-- Extracted entries --
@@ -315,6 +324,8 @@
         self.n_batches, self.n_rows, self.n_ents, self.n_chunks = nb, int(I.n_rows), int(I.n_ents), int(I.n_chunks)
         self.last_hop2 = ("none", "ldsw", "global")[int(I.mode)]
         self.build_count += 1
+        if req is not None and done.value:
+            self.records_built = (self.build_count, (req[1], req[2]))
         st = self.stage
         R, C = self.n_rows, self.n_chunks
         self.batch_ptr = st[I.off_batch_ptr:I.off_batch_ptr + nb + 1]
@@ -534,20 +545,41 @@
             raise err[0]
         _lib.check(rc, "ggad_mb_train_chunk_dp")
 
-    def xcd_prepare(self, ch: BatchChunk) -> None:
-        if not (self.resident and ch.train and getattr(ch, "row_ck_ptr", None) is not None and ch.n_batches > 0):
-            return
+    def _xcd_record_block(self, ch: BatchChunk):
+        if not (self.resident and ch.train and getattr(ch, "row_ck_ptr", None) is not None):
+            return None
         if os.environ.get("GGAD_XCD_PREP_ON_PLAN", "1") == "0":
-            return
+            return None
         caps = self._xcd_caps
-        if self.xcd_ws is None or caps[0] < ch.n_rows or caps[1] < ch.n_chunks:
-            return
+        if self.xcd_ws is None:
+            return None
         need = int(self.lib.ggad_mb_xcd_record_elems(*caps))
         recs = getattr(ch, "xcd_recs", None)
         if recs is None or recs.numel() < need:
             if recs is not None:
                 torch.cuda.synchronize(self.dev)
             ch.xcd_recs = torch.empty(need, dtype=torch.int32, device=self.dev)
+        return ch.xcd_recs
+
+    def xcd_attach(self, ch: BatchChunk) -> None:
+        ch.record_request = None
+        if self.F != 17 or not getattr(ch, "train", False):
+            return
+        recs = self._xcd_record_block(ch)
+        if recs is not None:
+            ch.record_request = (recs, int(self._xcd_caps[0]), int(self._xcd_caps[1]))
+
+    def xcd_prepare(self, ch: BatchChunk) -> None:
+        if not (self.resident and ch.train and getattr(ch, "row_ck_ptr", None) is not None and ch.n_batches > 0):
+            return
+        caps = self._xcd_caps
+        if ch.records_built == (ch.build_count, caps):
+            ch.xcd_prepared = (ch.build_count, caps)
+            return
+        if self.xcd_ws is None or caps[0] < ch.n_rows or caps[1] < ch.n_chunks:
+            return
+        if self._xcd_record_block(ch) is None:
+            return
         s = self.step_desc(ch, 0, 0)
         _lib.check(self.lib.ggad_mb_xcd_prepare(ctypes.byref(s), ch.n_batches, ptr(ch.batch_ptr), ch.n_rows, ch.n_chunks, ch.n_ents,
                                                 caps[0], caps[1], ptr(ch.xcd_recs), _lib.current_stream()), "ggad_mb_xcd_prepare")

-- Work to complete --
All of the material above should be reproduced exactly.

-- Completed exercise --
@@ -315,6 +324,8 @@
         self.n_batches, self.n_rows, self.n_ents, self.n_chunks = nb, int(I.n_rows), int(I.n_ents), int(I.n_chunks)
         self.last_hop2 = ("none", "ldsw", "global")[int(I.mode)]
         self.build_count += 1
+        if req is not None and done.value:
+            self.records_built = (self.build_count, (req[1], req[2]))
         st = self.stage
         R, C = self.n_rows, self.n_chunks
         self.batch_ptr = st[I.off_batch_ptr:I.off_batch_ptr + nb + 1]
@@ -534,20 +545,41 @@
             raise err[0]
         _lib.check(rc, "ggad_mb_train_chunk_dp")
 
-    def xcd_prepare(self, ch: BatchChunk) -> None:
-        if not (self.resident and ch.train and getattr(ch, "row_ck_ptr", None) is not None and ch.n_batches > 0):
-            return
+    def _xcd_record_block(self, ch: BatchChunk):
+        if not (self.resident and ch.train and getattr(ch, "row_ck_ptr", None) is not None):
+            return None
         if os.environ.get("GGAD_XCD_PREP_ON_PLAN", "1") == "0":
-            return
+            return None
         caps = self._xcd_caps
-        if self.xcd_ws is None or caps[0] < ch.n_rows or caps[1] < ch.n_chunks:
-            return
+        if self.xcd_ws is None:
+            return None
         need = int(self.lib.ggad_mb_xcd_record_elems(*caps))
         recs = getattr(ch, "xcd_recs", None)
         if recs is None or recs.numel() < need:
             if recs is not None:
                 torch.cuda.synchronize(self.dev)
             ch.xcd_recs = torch.empty(need, dtype=torch.int32, device=self.dev)
+        return ch.xcd_recs
+
+    def xcd_attach(self, ch: BatchChunk) -> None:
+        ch.record_request = None
+        if self.F != 17 or not getattr(ch, "train", False):
+            return
+        recs = self._xcd_record_block(ch)
+        if recs is not None:
+            ch.record_request = (recs, int(self._xcd_caps[0]), int(self._xcd_caps[1]))
+
+    def xcd_prepare(self, ch: BatchChunk) -> None:
+        if not (self.resident and ch.train and getattr(ch, "row_ck_ptr", None) is not None and ch.n_batches > 0):
+            return
+        caps = self._xcd_caps
+        if ch.records_built == (ch.build_count, caps):
+            ch.xcd_prepared = (ch.build_count, caps)
+            return
+        if self.xcd_ws is None or caps[0] < ch.n_rows or caps[1] < ch.n_chunks:
+            return
+        if self._xcd_record_block(ch) is None:
+            return
         s = self.step_desc(ch, 0, 0)
         _lib.check(self.lib.ggad_mb_xcd_prepare(ctypes.byref(s), ch.n_batches, ptr(ch.batch_ptr), ch.n_rows, ch.n_chunks, ch.n_ents,
                                                 caps[0], caps[1], ptr(ch.xcd_recs), _lib.current_stream()), "ggad_mb_xcd_prepare")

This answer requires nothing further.